Днем дважды Антон навестил лилипута.

В первый раз молча постоял перед ним, только оглядел его пытливо, точно мерку снимал; лилипут одернул сюртучок, дрожали ножки в крохотных брючках; а во второй — принес поесть.

Егорушка насупился и отвел тарелку.

— Ешь, — предложил Антон и взял его за плечо.

Лилипут дернулся и повалился на тюфячок; стариковский, под реденькими волосами, бледно-розовый затылок, шевелясь, замирал постепенно.

Антон нагнулся:

— Что ты? Не бойся — И на колени встал. — Я не медведь. Как тебя зовут?

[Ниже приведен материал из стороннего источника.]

__host__ __device__ inline int epilogue_kind(const clibd_gemm_epilogue& ep) {
    if (ep.split_k > 1) return EPI_GENERIC;
    const bool drop = ep.drop_thr16 > 0;
    if (ep.row_sums != nullptr)
        return (ep.act == CLIBD_ACT_NONE && !drop && !ep.out_pre_bf16 && ep.residual_f32 && ep.out_f32 && ep.out_bf16 && !ep.rank_u && ep.bias) ? EPI_RES_F32_COPY : -1;
    if (ep.row_stats != nullptr)
        return (ep.act == CLIBD_ACT_GELU_SAVE_GRAD && !drop && ep.out_pre_bf16 && !ep.residual_f32 && !ep.out_f32 && ep.out_bf16 && !ep.rank_u && ep.bias && ep.col_sum_w) ? EPI_ROWNORM_GELU : -1;
    if (ep.act == CLIBD_ACT_NONE && !drop && !ep.out_pre_bf16 && !ep.residual_f32 && !ep.out_f32 && ep.out_bf16) return EPI_BF16;
    if (ep.act == CLIBD_ACT_GELU_SAVE_GRAD && !drop && ep.out_pre_bf16 && !ep.residual_f32 && !ep.out_f32 && ep.out_bf16) return EPI_GELU_SAVE;
    if (ep.act == CLIBD_ACT_GELU && !drop && !ep.out_pre_bf16 && !ep.residual_f32 && !ep.out_f32 && ep.out_bf16) return EPI_GELU;
    if (ep.act == CLIBD_ACT_MUL_AUX && !drop && !ep.out_pre_bf16 && !ep.residual_f32 && !ep.out_f32 && ep.out_bf16 && ep.aux_bf16) return EPI_MUL_AUX;
    if (ep.act == CLIBD_ACT_ADD_AUX && !drop && !ep.out_pre_bf16 && !ep.residual_f32 && !ep.out_f32 && ep.out_bf16 && ep.aux_bf16) return EPI_ADD_AUX;
    if (ep.act == CLIBD_ACT_GELU_SAVE_GRAD_U8 && !drop && ep.out_pre_bf16 && !ep.residual_f32 && !ep.out_f32 && ep.out_bf16) return EPI_GELU_SAVE_U8;
    if (ep.act == CLIBD_ACT_MUL_AUX_U8 && !drop && !ep.out_pre_bf16 && !ep.residual_f32 && !ep.out_f32 && ep.out_bf16 && ep.aux_bf16) return EPI_MUL_AUX_U8;
    if (ep.act == CLIBD_ACT_GELU_SAVE_GRAD_E12 && !drop && ep.out_pre_bf16 && !ep.residual_f32 && !ep.out_f32 && ep.out_bf16) return EPI_GELU_SAVE_12;
    if (ep.act == CLIBD_ACT_MUL_AUX_E12 && !drop && !ep.out_pre_bf16 && !ep.residual_f32 && !ep.out_f32 && ep.out_bf16 && ep.aux_bf16) return EPI_MUL_AUX_12;
    if (ep.act == CLIBD_ACT_GELU_SAVE_GRAD_E12 || ep.act == CLIBD_ACT_MUL_AUX_E12) return -1;
    if (ep.act == CLIBD_ACT_NONE && !ep.out_pre_bf16 && ep.residual_f32 && ep.out_f32 && !ep.out_bf16) return drop ? EPI_RES_F32_DROP : EPI_RES_F32;
    if (ep.act == CLIBD_ACT_NONE && !drop && !ep.out_pre_bf16 && !ep.residual_f32 && ep.out_f32 && !ep.out_bf16) return EPI_F32;
    return EPI_GENERIC;
}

С тюфячка балаганным Петрушкой пискнуло:

— Егор.

— А сколько тебе лет?

— Тридцать семь.

Антон вскочил и захохотал.

Долго смеялся, очень долго, но глаза не смеялись, да и морщина тугая со шрама не сползала, а Егорушка все глубже и глубже зарывался в тюфячок; будь Маргарита тут — на руки взяла б, к правому сердцу прижав, унесла бы любовно, грея, от страшного смеха, безбожного, а самоед торчит чучелом и не помогает хотя и лилипутскому, но все же живому, растревоженному сердцу.

И тискал, тискал тюфячок — кулачками, кулачками посиневшими…

Не постучав, Антон вошел к Серафиме. Гудел примус, Шурка спал, больная нога лежала высоко на подушке.

И над Шуркой постоял Антон и тоже оглядел его сверху донизу, пытливо, как вот только что лилипута.

— Потуши примус, — попросил Антон. — Шумит. А я хочу тебе кое-что сказать.

Серафима быстро подошла к примусу и с силой задвигала насосом; натужнее полыхнуло пламя, яростнее загудели сине-огненные слепни.

— Назло? — спросил Антон.

Сдвинулись брови-коршуны — знакомые, ох, до боли знакомые, черные, злые птицы! — и без слов промолвили: не о чем говорить.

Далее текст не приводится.